Restate the data below word for word, keeping each line intact.

-------- Data under study --------

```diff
@@ -1073,8 +1101,8 @@
                         uint32_t g = t, rounds = 0;
                         CopyItem it = CopyItem{0, 0}, n1 = it, n2 = it;
                         if (g < nd) it = list[slot_of(g)];
-                        if (g + WV_THREADS < nd) n1 = list[slot_of(g + WV_THREADS)];
-                        if (g + 2 * WV_THREADS < nd) n2 = list[slot_of(g + 2 * WV_THREADS)];
+                        if (g + nt < nd) n1 = list[slot_of(g + nt)];
+                        if (g + 2 * nt < nd) n2 = list[slot_of(g + 2 * nt)];
                         for (;;) {
                             bool progressed = false;
                             if (g < nd) {
@@ -1092,10 +1120,10 @@
                                     else ring_copy(sh.ring, rbase + it.o, rbase + it.o - dist, run, dist);
                                     __threadfence_block();
                                     bits_clear(U, it.o, run);
-                                    g += WV_THREADS;
+                                    g += nt;
                                     it = n1;
                                     n1 = n2;
-                                    if (g + 2 * WV_THREADS < nd) n2 = list[slot_of(g + 2 * WV_THREADS)];
+                                    if (g + 2 * nt < nd) n2 = list[slot_of(g + 2 * nt)];
                                     progressed = true;
                                 }
                             }
@@ -1107,8 +1135,15 @@
                         WV_COUNT(4, rounds);
                     }
                     __threadfence_block();
+                    if (overlap) tick(7);
                     __syncthreads();
-                    tick(7);
+                    tick(overlap ? 0 : 7);
+                    if (overlap && sh.hdr_ready && sh.hdr.type != 0) {
+                        if (pf_pending) pf_parity ^= 1;
+                        const uint64_t first = pf_start((sh.hdr.pos >> 5) & ~(uint64_t)7);
+                        pf_pending = first != 0;
+                        pf_first = first;
+                    }
                     if (sh.anomaly) {
                         for (uint32_t k = t; k < (total + 31) / 32; k += WV_THREADS) U[k] = 0;
                         fallback = true;
```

--------

**Task output**:
```diff
@@ -1073,8 +1101,8 @@
                         uint32_t g = t, rounds = 0;
                         CopyItem it = CopyItem{0, 0}, n1 = it, n2 = it;
                         if (g < nd) it = list[slot_of(g)];
-                        if (g + WV_THREADS < nd) n1 = list[slot_of(g + WV_THREADS)];
-                        if (g + 2 * WV_THREADS < nd) n2 = list[slot_of(g + 2 * WV_THREADS)];
+                        if (g + nt < nd) n1 = list[slot_of(g + nt)];
+                        if (g + 2 * nt < nd) n2 = list[slot_of(g + 2 * nt)];
                         for (;;) {
                             bool progressed = false;
                             if (g < nd) {
@@ -1092,10 +1120,10 @@
                                     else ring_copy(sh.ring, rbase + it.o, rbase + it.o - dist, run, dist);
                                     __threadfence_block();
                                     bits_clear(U, it.o, run);
-                                    g += WV_THREADS;
+                                    g += nt;
                                     it = n1;
                                     n1 = n2;
-                                    if (g + 2 * WV_THREADS < nd) n2 = list[slot_of(g + 2 * WV_THREADS)];
+                                    if (g + 2 * nt < nd) n2 = list[slot_of(g + 2 * nt)];
                                     progressed = true;
                                 }
                             }
@@ -1107,8 +1135,15 @@
                         WV_COUNT(4, rounds);
                     }
                     __threadfence_block();
+                    if (overlap) tick(7);
                     __syncthreads();
-                    tick(7);
+                    tick(overlap ? 0 : 7);
+                    if (overlap && sh.hdr_ready && sh.hdr.type != 0) {
+                        if (pf_pending) pf_parity ^= 1;
+                        const uint64_t first = pf_start((sh.hdr.pos >> 5) & ~(uint64_t)7);
+                        pf_pending = first != 0;
+                        pf_first = first;
+                    }
                     if (sh.anomaly) {
                         for (uint32_t k = t; k < (total + 31) / 32; k += WV_THREADS) U[k] = 0;
                         fallback = true;
```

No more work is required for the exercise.